Applied to the investment banking industry, some firms may find a similar trend. Let’s say a firm has a lot of high performing men who all score high on the attribute of aggression. Without a PCA, the machine may be partial to aggressive men, and because we want to give everyone a fair shot, we would adjust or remove this trait from the model so as not to allow aggressiveness to impact the predictions.
Hyper-Parameter Adjustment (HPA)
Summary: If we determine that certain attributes we measure cause bias, we adjust them
If PCA is a mechanism for finding sources of adverse impact, then a hyper-parameter adjustment is a mechanism for fixing it.
We start by visualizing the data to help us understand what traits we measure may be unintentionally causing bias. This visualization helps us easily spot potential problems that could cause the final algorithm to be biased against a group of candidates. To confirm if certain traits are causing bias, we will increase or decrease the prevalence of identified attributes and make an adjustment to the model's hyper-parameters. If we determine that an attribute is causing an adverse impact with statistical significance, we will train our models to weight this particular trait as less important.
Summary: We compose a model that focuses equally on each segment of the population
Although a segment of the employee population may not be prevalent in the dataset, we can adjust the importance of underrepresented segments of data so the machine learning focuses on that set just as much as the more represented segments of the data.

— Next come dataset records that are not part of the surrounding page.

template <int C, int MB>
static int launch_scan_lr_t(blmm_ctx* ctx, const LrArgs& la) {
  constexpr int NB = 4;
  const ScanArgs& a = la.s;
  const int64_t ntile_t = (a.m + 32 * MB - 1) / (32 * MB);
  const int64_t ntile_i = (a.p + 32 * NB - 1) / (32 * NB);
  if (ntile_t * ntile_i <= 0) return BLMM_OK;
  const int64_t nwg = (ntile_t * ntile_i + 16 + 7) / 8 * 8;
  if (nwg > 0x7fffffffLL) return fail(ctx, BLMM_ERR_INVALID, "problem too large for one launch");
#ifdef LR_DIAG
  unsigned long long z[24] = {0};
  (void)hipMemcpyToSymbol(HIP_SYMBOL(g_lr_diag), z, sizeof(z));
  (void)hipStreamSynchronize(ctx->stream);
#endif
#ifdef LR_PHASE
  unsigned long long zp[8] = {0};
  (void)hipMemcpyToSymbol(HIP_SYMBOL(g_lr_phase), zp, sizeof(zp));
  (void)hipStreamSynchronize(ctx->stream);
#endif
  static const bool lr3 = !(dev_env("BLMM_LR3") && dev_env("BLMM_LR3")[0] == '0');
  if (a.red.pmax && lr3 && C == 1 && MB == 2 && la.skip_shared && a.n <= 128)
    hipLaunchKernelGGL((k_scan_lr3<1, false, true>), dim3((unsigned)nwg), dim3(256), 0, ctx->stream, la, (int)ntile_i, nwg);
  else if (a.red.pmax)
    hipLaunchKernelGGL((k_scan_lr<C, MB, NB, false, true>), dim3((unsigned)nwg), dim3(256), 0, ctx->stream, la, (int)ntile_i, nwg);
  else if (a.Pv && lr3 && C == 1 && MB == 2 && la.skip_shared && a.n <= 128)
    hipLaunchKernelGGL((k_scan_lr3<1, true>), dim3((unsigned)nwg), dim3(256), 0, ctx->stream, la, (int)ntile_i, nwg);
  else if (a.Pv)
    hipLaunchKernelGGL((k_scan_lr<C, MB, NB, true>), dim3((unsigned)nwg), dim3(256), 0, ctx->stream, la, (int)ntile_i, nwg);
  else if (lr3 && C == 1 && MB == 2 && la.skip_shared && a.n <= 128)
    hipLaunchKernelGGL((k_scan_lr3<1, false>), dim3((unsigned)nwg), dim3(256), 0, ctx->stream, la, (int)ntile_i, nwg);
  else
    hipLaunchKernelGGL((k_scan_lr<C, MB, NB>), dim3((unsigned)nwg), dim3(256), 0, ctx->stream, la, (int)ntile_i, nwg);
#ifdef LR_PHASE
  (void)hipStreamSynchronize(ctx->stream);
  (void)hipMemcpyFromSymbol(zp, HIP_SYMBOL(g_lr_phase), sizeof(zp));
  for (int cls = 0; cls < 2; ++cls)
    if (zp[4 * cls + 3])
      fprintf(stderr, "lr phase: %s tiles: %llu waves, avg cycles K loops %.0f | barrier wait %.0f | epilogue %.0f\n", cls ? "rank-R" : "shared",
              zp[4 * cls + 3], (double)zp[4 * cls] / zp[4 * cls + 3], (double)zp[4 * cls + 1] / zp[4 * cls + 3], (double)zp[4 * cls + 2] / zp[4 * cls + 3]);
#endif
#ifdef LR_DIAG
  (void)hipStreamSynchronize(ctx->stream);
  (void)hipMemcpyFromSymbol(z, HIP_SYMBOL(g_lr_diag), sizeof(z));
  unsigned long long mn = ~0ull;
  for (int x = 0; x < 8; ++x) if (z[8 + x] && z[8 + x] < mn) mn = z[8 + x];
  fprintf(stderr, "lr diag: shared wgs %llu avg cycles %.0f | full wgs %llu avg cycles %.0f | xcd last-end ticks(100MHz) rel:", z[1],
          z[1] ? (double)z[0] / z[1] : 0.0, z[3], z[3] ? (double)z[2] / z[3] : 0.0);
  for (int x = 0; x < 8; ++x) fprintf(stderr, " %llu(%llu)", z[8 + x] - mn, z[16 + x]);
  fprintf(stderr, "\n");
#endif
  KCHECK();
  return BLMM_OK;
}
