# caishiqing/voice-tts

Hardware: AMD Instinct MI355X
Metric: audio_seconds_per_second (higher is better)
Workload: dtype bf16

## Files before the change

voice-tts_amd/csrc/gpt_kernels.h:

```cpp
#pragma once
#include "common.h"

namespace ixtts {

constexpr int HD = 64;

#ifdef IXTTS_TRACE
constexpr int TRACE_SLOTS = 2048, TRACE_WGS = 512;
static __device__ unsigned long long* g_trace = nullptr;
__device__ __forceinline__ long long clock_after(float dep) {
  long long t;
  asm volatile("s_memrealtime %0\n\ts_waitcnt lgkmcnt(0)" : "=s"(t) : "v"(dep) : "memory");
  return t;
}
struct TraceScope {
  long long t0, ta, tb;
  int kid, seq;
  __device__ __forceinline__ TraceScope(int kernel_id, int launch_seq) : ta(0), tb(0), kid(kernel_id), seq(launch_seq) { t0 = clock_after(0.f); }
  __device__ __forceinline__ void inputs(float dep) { ta = clock_after(dep); }
  __device__ __forceinline__ void mid(float dep) { tb = clock_after(dep); }
  __device__ __forceinline__ void end() {
    const unsigned int blk = blockIdx.x + gridDim.x * (blockIdx.y + gridDim.y * blockIdx.z);
    if (threadIdx.x == 0 && g_trace && blk < TRACE_WGS) {
      const long long t2 = clock_after(0.f);
      unsigned long long* r = g_trace + ((size_t)(seq % TRACE_SLOTS) * TRACE_WGS + blk) * 8;
      r[0] = ((unsigned long long)(kid + 1) << 32) | (unsigned int)seq;
      r[1] = t0; r[2] = ta ? ta : t0; r[3] = tb ? tb : t2; r[4] = t2;
    }
  }
};
#define IXTTS_TRACE_PARAM , int trace_seq
#define IXTTS_TRACE_SEQ trace_seq
#else
struct TraceScope {
  __device__ __forceinline__ TraceScope(int, int) {}
  __device__ __forceinline__ void inputs(float) {}
  __device__ __forceinline__ void mid(float) {}
  __device__ __forceinline__ void end() {}
};
#define IXTTS_TRACE_PARAM
#define IXTTS_TRACE_SEQ 0
#endif

enum { IN_LN = 0, IN_LN2 = 1, IN_PLAIN = 2, IN_ATTN2 = 4, IN_ATTN4 = 5, IN_LN_PART = 6 };
constexpr int MLP_XCDS = 8;

constexpr int PART_STRIDE = 4 + 64;
constexpr int NSPLIT_MAX = 8;
enum { EPI_QKV = 0, EPI_RESID = 1, EPI_GELU = 2, EPI_LOGITS = 3 };

struct GemvArgs {
  const void* wt;
  const float* bias;
  int N;
  int slot0;
  const float* xin;
  int nsplit;
  const float* ln_w;
  const float* ln_b;
  float* out;
  int out_stride;
  void* kcache;
  void* vcache;
  const int* cur_len;
  int smax;
  int heads;
  float* norm_out;
  unsigned* aux;
  float* xout;
  const void* pf_ptr;
  int pf_stride, pf_per, pf_nwaves;
};

#ifndef IXTTS_NT_W
#define IXTTS_NT_W 1
#endif
typedef unsigned int u32x4_t __attribute__((ext_vector_type(4)));
template <bool NT = (IXTTS_NT_W != 0)>
__device__ __forceinline__ uint4 load_w16(const void* p) {
  if constexpr (NT) {
    const u32x4_t v = __builtin_nontemporal_load(reinterpret_cast<const u32x4_t*>(p));
    return make_uint4(v.x, v.y, v.z, v.w);
  } else {
    return *reinterpret_cast<const uint4*>(p);
  }
}
#ifndef IXTTS_PF
#define IXTTS_PF 0
#endif
#if IXTTS_PF > 0
#define IXTTS_PF_PARAM , const void* pf_ptr, int pf_stride, int pf_per, int pf_nwaves
#define IXTTS_PF_ARGS(a) , (a).pf_ptr, (a).pf_stride, (a).pf_per, (a).pf_nwaves
struct PfRegs {
  uint4 r[IXTTS_PF];
};
__device__ __forceinline__ void pf_issue(PfRegs& p, const void* ptr, int stride, int per, int nwaves, int gw, int lane) {
  const char* base = reinterpret_cast<const char*>(ptr) + (size_t)min(gw, nwaves - 1) * stride + lane * 16;
#pragma unroll
  for (int j = 0; j < IXTTS_PF; ++j) p.r[j] = *reinterpret_cast<const uint4*>(base + (size_t)min(j, per - 1) * 1024);
}
__device__ __forceinline__ void pf_retire(const PfRegs& p) {
#pragma unroll
  for (int j = 0; j < IXTTS_PF; ++j) asm volatile("" ::"v"(p.r[j].x), "v"(p.r[j].y), "v"(p.r[j].z), "v"(p.r[j].w));
}
#define IXTTS_PF_ISSUE(gw, lane) PfRegs pf_regs; pf_issue(pf_regs, pf_ptr, pf_stride, pf_per, pf_nwaves, gw, lane); __builtin_amdgcn_sched_barrier(0)
#define IXTTS_PF_RETIRE() pf_retire(pf_regs)
#else
#define IXTTS_PF_PARAM
#define IXTTS_PF_ARGS(a)
#define IXTTS_PF_ISSUE(gw, lane)
#define IXTTS_PF_RETIRE()
#endif

template <typename WT>
struct WVec;
template <>
struct WVec<float> {
  static constexpr int VEC = 4;
  __device__ static __forceinline__ void unpack(const uint4& r, float (&w)[4]) {
    w[0] = __uint_as_float(r.x); w[1] = __uint_as_float(r.y); w[2] = __uint_as_float(r.z); w[3] = __uint_as_float(r.w);
  }
};
template <>
struct WVec<bf16> {
  static constexpr int VEC = 8;
  __device__ static __forceinline__ void unpack(const uint4& v, float (&w)[8]) {
    w[0] = lo_bf16(v.x); w[1] = hi_bf16(v.x); w[2] = lo_bf16(v.y); w[3] = hi_bf16(v.y);
    w[4] = lo_bf16(v.z); w[5] = hi_bf16(v.z); w[6] = lo_bf16(v.w); w[7] = hi_bf16(v.w);
  }
};
template <>
struct WVec<f16> {
  static constexpr int VEC = 8;
  __device__ static __forceinline__ void unpack(const uint4& v, float (&w)[8]) { unpack8<f16>(v, w); }
};

__device__ __forceinline__ void store_kv(float* p, float v) { *p = v; }
__device__ __forceinline__ void store_kv(bf16* p, float v) { *p = __float2bfloat16(v); }
__device__ __forceinline__ void store_kv(f16* p, float v) { *p = f16_sat(v); }

__device__ __forceinline__ float gelu_new_f(float x) {
  const float c = 0.7978845608028654f;
  return 0.5f * x * (1.0f + tanhf(c * (x + 0.044715f * x * x * x)));
}

template <int K, int ROWS, int B, int EPI, typename KVT>
__device__ __forceinline__ void gemv_epilogue(const GemvArgs& a, int lane, int unit, const float (&tot)[ROWS][B],
                                              float pre_bias, float pre_res, int pre_pos) {
  if (lane < ROWS * B) {
    const int r = lane / B, b = lane % B;
    float mine = 0.f;
#pragma unroll
    for (int rr = 0; rr < ROWS; ++rr)
#pragma unroll
      for (int bb = 0; bb < B; ++bb)
        if (rr == r && bb == b) mine = tot[rr][bb];
    const int n = unit * ROWS + r;
    if (n < a.N) {
      const int slot = a.slot0 + b;
      const float v = mine + pre_bias;
      if constexpr (EPI == EPI_RESID) {
        a.out[(size_t)slot * a.out_stride + n] = pre_res + v;
      } else if constexpr (EPI == EPI_GELU) {
        a.out[(size_t)slot * a.out_stride + n] = gelu_new_f(v);
      } else if constexpr (EPI == EPI_LOGITS) {
        a.out[(size_t)slot * a.out_stride + n] = v;
      } else {
        constexpr int D = K;
        if (n < D) {
          a.out[(size_t)slot * a.out_stride + n] = v;
        } else {
          const int which = n / D;
          const int c = n - which * D;
          const int hh = c / HD, d = c % HD;
          KVT* cache = reinterpret_cast<KVT*>(which == 1 ? a.kcache : a.vcache);
          store_kv(cache + (((size_t)slot * a.heads + hh) * a.smax + pre_pos) * HD + d, v);
        }
      }
    }
  }
}

typedef float f32x2 __attribute__((ext_vector_type(2)));

template <typename WT>
__device__ __forceinline__ void unpack2(const uint4& r, f32x2 (&w)[WVec<WT>::VEC / 2]);
template <>
__device__ __forceinline__ void unpack2<float>(const uint4& r, f32x2 (&w)[2]) {
  w[0] = f32x2{__uint_as_float(r.x), __uint_as_float(r.y)};
  w[1] = f32x2{__uint_as_float(r.z), __uint_as_float(r.w)};
}
template <>
__device__ __forceinline__ void unpack2<bf16>(const uint4& r, f32x2 (&w)[4]) {
  w[0] = f32x2{lo_bf16(r.x), hi_bf16(r.x)};
  w[1] = f32x2{lo_bf16(r.y), hi_bf16(r.y)};
  w[2] = f32x2{lo_bf16(r.z), hi_bf16(r.z)};
  w[3] = f32x2{lo_bf16(r.w), hi_bf16(r.w)};
}
template <>
__device__ __forceinline__ void unpack2<f16>(const uint4& r, f32x2 (&w)[4]) {
  w[0] = f32x2{lo_f16(r.x), hi_f16(r.x)};
  w[1] = f32x2{lo_f16(r.y), hi_f16(r.y)};
  w[2] = f32x2{lo_f16(r.z), hi_f16(r.z)};
  w[3] = f32x2{lo_f16(r.w), hi_f16(r.w)};
}

template <int B, int WPB>
__device__ __forceinline__ void block_sum(float (&s)[B], float* red, int wave, int lane) {
#pragma unroll
  for (int b = 0; b < B; ++b) {
    const float t = wave_sum63(s[b]);
    if (lane == 63) red[wave * B + b] = t;
  }
  __syncthreads();
#pragma unroll
  for (int b = 0; b < B; ++b) {
    float t = 0.f;
#pragma unroll
    for (int w = 0; w < WPB; ++w) t += red[w * B + b];
    s[b] = t;
  }
}

template <typename WT, int K, int ROWS, int UNITS, int B, int INP, int EPI, typename KVT, int WPB = 4, bool XLDS = false>
__global__ __launch_bounds__(64 * WPB) void gemv_reg_kernel(const void* wt, const float* xin, const float* bias, float* out, int N, int slot0, int out_stride, int smax,
                                                        void* kcache, void* vcache, const int* cur_len, int heads, int nsplit,
                                                        const float* ln_w, const float* ln_b, unsigned* aux, float* xout IXTTS_PF_PARAM IXTTS_TRACE_PARAM) {
  GemvArgs a;
  a.wt = wt; a.xin = xin; a.bias = bias; a.out = out; a.N = N; a.slot0 = slot0; a.out_stride = out_stride; a.smax = smax;
  a.kcache = kcache; a.vcache = vcache; a.cur_len = cur_len; a.heads = heads; a.nsplit = nsplit; a.ln_w = ln_w; a.ln_b = ln_b;
  a.norm_out = nullptr;
  if (aux != nullptr && blockIdx.x == 0 && threadIdx.x < MLP_XCDS) aux[threadIdx.x * 32] = 0u;
  TraceScope trace(EPI, IXTTS_TRACE_SEQ);
  constexpr int VEC = WVec<WT>::VEC;
  constexpr int PER = 64 * VEC;
  constexpr int NL = ROWS * K / PER;
  static_assert(ROWS * K % PER == 0, "unit must be a whole number of wave loads");
  static_assert(K % VEC == 0 && K % 4 == 0, "row length must be a multiple of the vector width");
  static_assert(XLDS || INP == IN_PLAIN, "LayerNorm / split-S merge inputs are staged by the workgroup (XLDS)");
  constexpr int NSP = INP == IN_ATTN2 ? 2 : (INP == IN_ATTN4 ? 4 : 1);
  constexpr int NPASS = (INP == IN_LN || INP == IN_LN_PART) ? 1 : (INP == IN_LN2 ? 2 : 0);

  const int lane = threadIdx.x & 63;
  const int wave = threadIdx.x >> 6;
  const int unit0 = (blockIdx.x * WPB + wave) * UNITS;
  const int n_units = (a.N + ROWS - 1) / ROWS;
  if (!XLDS && unit0 >= n_units) return;

  constexpr int K4 = K / 4, X4 = B * K4, NT = 64 * WPB, XV = (X4 + NT - 1) / NT;
  f32x2 xr[B][NL][VEC / 2];
  float4 xs4[XLDS ? XV : 1];
  float4 lw4[NPASS == 2 ? XV : 1], lb4[NPASS == 2 ? XV : 1];
  float4 pbias4[INP == IN_LN_PART ? XV : 1], ppart4[INP == IN_LN_PART ? XV : 1][MLP_XCDS];
  float2 pml[NSP > 1 ? XV : 1][NSP];
  float4 pac[NSP > 1 ? XV : 1][NSP];
  if constexpr (XLDS && NSP == 1) {
    const float* xbase = a.xin + (size_t)a.slot0 * K;
#pragma unroll
    for (int i = 0; i < XV; ++i) {
      const int idx = min((int)threadIdx.x + i * NT, X4 - 1);
      xs4[i] = *reinterpret_cast<const float4*>(xbase + (size_t)idx * 4);
      if constexpr (NPASS == 2) {
        lw4[i] = *reinterpret_cast<const float4*>(a.ln_w + (idx % K4) * 4);
        lb4[i] = *reinterpret_cast<const float4*>(a.ln_b + (idx % K4) * 4);
      }
      if constexpr (INP == IN_LN_PART) {
        const int b = idx / K4, k0 = (idx % K4) * 4;
        pbias4[i] = *reinterpret_cast<const float4*>(a.ln_b + k0);
#pragma unroll
        for (int x = 0; x < MLP_XCDS; ++x)
          ppart4[i][x] = *reinterpret_cast<const float4*>(a.ln_w + ((size_t)x * a.nsplit + a.slot0 + b) * K + k0);
      }
    }
  } else if constexpr (XLDS) {
    constexpr int H = K / HD;
#pragma unroll
    for (int i = 0; i < XV; ++i) {
      const int idx = min((int)threadIdx.x + i * NT, X4 - 1);
      const int b = idx / K4, k0 = (idx % K4) * 4;
      const float* p = a.xin + ((size_t)((a.slot0 + b) * H + k0 / HD) * NSP) * PART_STRIDE;
#pragma unroll
      for (int sp = 0; sp < NSP; ++sp) {
        pml[i][sp] = *reinterpret_cast<const float2*>(p + sp * PART_STRIDE);
        pac[i][sp] = *reinterpret_cast<const float4*>(p + sp * PART_STRIDE + 4 + k0 % HD);
      }
    }
  } else {
#pragma unroll
    for (int b = 0; b < B; ++b) {
      const float* xs = a.xin + (size_t)(a.slot0 + b) * K;
#pragma unroll
      for (int j = 0; j < NL; ++j) {
        const int k0 = (j * PER + lane * VEC) % K;
#pragma unroll
        for (int v4 = 0; v4 < VEC / 4; ++v4) {
          const float4 t = *reinterpret_cast<const float4*>(xs + k0 + v4 * 4);
          xr[b][j][v4 * 2] = f32x2{t.x, t.y};
          xr[b][j][v4 * 2 + 1] = f32x2{t.z, t.w};
        }
      }
    }
  }
  __builtin_amdgcn_sched_barrier(0);
  float pre_bias[UNITS], pre_res[UNITS];
  int pre_pos = 0;
  const int elane = min(lane, ROWS * B - 1);
#pragma unroll
  for (int u = 0; u < UNITS; ++u) {
    const int n = min((unit0 + u) * ROWS + elane / B, a.N - 1);
    pre_bias[u] = a.bias[n];
    pre_res[u] = 0.f;
    if constexpr (EPI == EPI_RESID) pre_res[u] = a.out[(size_t)(a.slot0 + elane % B) * a.out_stride + n];
  }
  if constexpr (EPI == EPI_QKV) pre_pos = a.cur_len[a.slot0 + elane % B];
  __builtin_amdgcn_sched_barrier(0);
  uint4 wraw[UNITS][NL];
#pragma unroll
  for (int u = 0; u < UNITS; ++u) {
    const int unit_c = min(unit0 + u, n_units - 1);
    const WT* base = reinterpret_cast<const WT*>(a.wt) + (size_t)unit_c * ROWS * K;
#pragma unroll
    for (int j = 0; j < NL; ++j) {
      const int e = j * PER + lane * VEC;
      wraw[u][j] = load_w16(base + (e < min(ROWS, a.N - unit_c * ROWS) * K ? e : 0));
    }
  }
  __builtin_amdgcn_sched_barrier(0);
  IXTTS_PF_ISSUE(blockIdx.x * WPB + wave, lane);
  if constexpr (XLDS) {
    __shared__ __attribute__((aligned(16))) float xsh[B * K];
    __shared__ float red[(NPASS > 0 ? 2 * NPASS : 1) * WPB * B];
    if constexpr (NSP > 1) {
#pragma unroll
      for (int i = 0; i < XV; ++i) {
        float M = -INFINITY;
#pragma unroll
        for (int sp = 0; sp < NSP; ++sp) M = fmaxf(M, pml[i][sp].x);
        float L = 0.f;
        float4 o = make_float4(0.f, 0.f, 0.f, 0.f);
#pragma unroll
        for (int sp = 0; sp < NSP; ++sp) {
          const float w = (pml[i][sp].x > -INFINITY) ? expf(pml[i][sp].x - M) : 0.f;
          L = fmaf(pml[i][sp].y, w, L);
          o.x = fmaf(pac[i][sp].x, w, o.x); o.y = fmaf(pac[i][sp].y, w, o.y);
          o.z = fmaf(pac[i][sp].z, w, o.z); o.w = fmaf(pac[i][sp].w, w, o.w);
        }
        const float inv = 1.0f / L;
        xs4[i] = make_float4(o.x * inv, o.y * inv, o.z * inv, o.w * inv);
      }
    }
    if constexpr (INP == IN_LN_PART) {
#pragma unroll
      for (int i = 0; i < XV; ++i) {
        float4 t = xs4[i];
        t.x += pbias4[i].x; t.y += pbias4[i].y; t.z += pbias4[i].z; t.w += pbias4[i].w;
#pragma unroll
        for (int x = 0; x < MLP_XCDS; ++x) {
          t.x += ppart4[i][x].x; t.y += ppart4[i][x].y; t.z += ppart4[i][x].z; t.w += ppart4[i][x].w;
        }
        xs4[i] = t;
        const int idx = threadIdx.x + i * NT;
        if (blockIdx.x == 0 && (X4 % NT == 0 || idx < X4))
          *reinterpret_cast<float4*>(xout + (size_t)a.slot0 * K + (size_t)idx * 4) = t;
      }
    }
#pragma unroll
    for (int pass = 0; pass < NPASS; ++pass) {
      float s[B], q[B];
#pragma unroll
      for (int b = 0; b < B; ++b) s[b] = 0.f;
#pragma unroll
      for (int i = 0; i < XV; ++i) {
        const int idx = threadIdx.x + i * NT;
        const int sl = (X4 % NT == 0 || idx < X4) ? idx / K4 : B;
        const float v = (xs4[i].x + xs4[i].y) + (xs4[i].z + xs4[i].w);
#pragma unroll
        for (int b = 0; b < B; ++b) s[b] += (sl == b) ? v : 0.f;
      }
      block_sum<B, WPB>(s, red + (2 * pass) * WPB * B, wave, lane);
#pragma unroll
      for (int b = 0; b < B; ++b) {
        s[b] *= (1.0f / K);
        q[b] = 0.f;
      }
#pragma unroll
      for (int i = 0; i < XV; ++i) {
        const int idx = threadIdx.x + i * NT;
        const int sl = (X4 % NT == 0 || idx < X4) ? idx / K4 : B;
        float mean = 0.f;
#pragma unroll
        for (int b = 0; b < B; ++b) mean = (sl == b) ? s[b] : mean;
        xs4[i].x -= mean; xs4[i].y -= mean; xs4[i].z -= mean; xs4[i].w -= mean;
        const float v = fmaf(xs4[i].x, xs4[i].x, xs4[i].y * xs4[i].y) + fmaf(xs4[i].z, xs4[i].z, xs4[i].w * xs4[i].w);
#pragma unroll
        for (int b = 0; b < B; ++b) q[b] += (sl == b) ? v : 0.f;
      }
      block_sum<B, WPB>(q, red + (2 * pass + 1) * WPB * B, wave, lane);
#pragma unroll
      for (int b = 0; b < B; ++b) q[b] = 1.0f / sqrtf(q[b] * (1.0f / K) + 1e-5f);
#pragma unroll
      for (int i = 0; i < XV; ++i) {
        const int idx = threadIdx.x + i * NT;
        const int sl = (X4 % NT == 0 || idx < X4) ? idx / K4 : B;
        float rstd = 0.f;
#pragma unroll
        for (int b = 0; b < B; ++b) rstd = (sl == b) ? q[b] : rstd;
        xs4[i].x *= rstd; xs4[i].y *= rstd; xs4[i].z *= rstd; xs4[i].w *= rstd;
        if (NPASS == 2 && pass == 0) {
          xs4[i].x = fmaf(xs4[i].x, lw4[i].x, lb4[i].x); xs4[i].y = fmaf(xs4[i].y, lw4[i].y, lb4[i].y);
          xs4[i].z = fmaf(xs4[i].z, lw4[i].z, lb4[i].z); xs4[i].w = fmaf(xs4[i].w, lw4[i].w, lb4[i].w);
        }
      }
    }
#pragma unroll
    for (int i = 0; i < XV; ++i) {
      const int idx = threadIdx.x + i * NT;
      if (X4 % NT == 0 || idx < X4) *reinterpret_cast<float4*>(xsh + idx * 4) = xs4[i];
    }
    __syncthreads();
#pragma unroll
    for (int b = 0; b < B; ++b)
#pragma unroll
      for (int j = 0; j < NL; ++j) {
        const int k0 = (j * PER + lane * VEC) % K;
#pragma unroll
        for (int v4 = 0; v4 < VEC / 4; ++v4) {
          const float4 t = *reinterpret_cast<const float4*>(xsh + b * K + k0 + v4 * 4);
          xr[b][j][v4 * 2] = f32x2{t.x, t.y};
          xr[b][j][v4 * 2 + 1] = f32x2{t.z, t.w};
        }
      }
  }
  trace.inputs(xr[0][0][0].x);
#pragma unroll
  for (int u = 0; u < UNITS; ++u) {
    const int unit = unit0 + u;
    if (unit >= n_units) break;
    const int rows_here = min(ROWS, a.N - unit * ROWS);
    float acc[ROWS][B];
#pragma unroll
    for (int r = 0; r < ROWS; ++r)
#pragma unroll
      for (int b = 0; b < B; ++b) acc[r][b] = 0.f;
#pragma unroll
    for (int j = 0; j < NL; ++j) {
      const int e = j * PER + lane * VEC;
      const int row = (e < rows_here * K) ? e / K : ROWS;
      f32x2 w2[VEC / 2];
      unpack2<WT>(wraw[u][j], w2);
#pragma unroll
      for (int b = 0; b < B; ++b) {
        f32x2 d2 = w2[0] * xr[b][j][0];
#pragma unroll
        for (int v = 1; v < VEC / 2; ++v) d2 = __builtin_elementwise_fma(w2[v], xr[b][j][v], d2);
        const float d = d2.x + d2.y;
#pragma unroll
        for (int r = 0; r < ROWS; ++r) acc[r][b] += (row == r) ? d : 0.f;
      }
    }
    float tot[ROWS][B];
#pragma unroll
    for (int r = 0; r < ROWS; ++r)
#pragma unroll
      for (int b = 0; b < B; ++b) tot[r][b] = wave_sum(acc[r][b]);
    if (u == UNITS - 1) trace.mid(tot[0][0]);
    gemv_epilogue<K, ROWS, B, EPI, KVT>(a, lane, unit, tot, pre_bias[u], pre_res[u], pre_pos);
  }
  IXTTS_PF_RETIRE();
  trace.end();
}
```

For example, let’s say we don’t have enough data from African American women in the dataset — not even enough to synthetically generate appropriate estimations (see above). To correct this challenge, instead of artificially creating samples, we will tell the machine to assign more value to the female African American data in the algorithm. That way, the machine knows that the predictions associated with that data are equally important to other populations that are more represented.
Firm-Specific Model Ensembles
Summary: We are able to reduce a firm’s specific biases by incorporating industry-wide data into a firm’s unique model
When we produce a final model for our partners to use in their recruiting efforts, it’s actually many models built on top of each other. We need to teach the A.I. involved in making predictions to look at attributes that are both predictive for specific firms and predictive industry-wide. Again, most firms have bias, but they are likely not all biased in the same way. If we use additional models based on aggregated data, we are more likely to reduce bias.
This works especially well with something like where a candidate went to college — we have so much data that tells us that where a candidate or employee studied does not significantly impact their performance at work. So, even if a firm has historically hired from mostly Ivy League schools, the aggregate data we feed the machine will outweigh the bias towards these universities.
Summary: We rigorously test each model to ensure it does not cause adverse impact
We test a model over and over to make sure no discrimination is taking place against a certain group or groups of people. We will never deploy a model that does not meet the Equal Employment Opportunity Commission technical guidelines.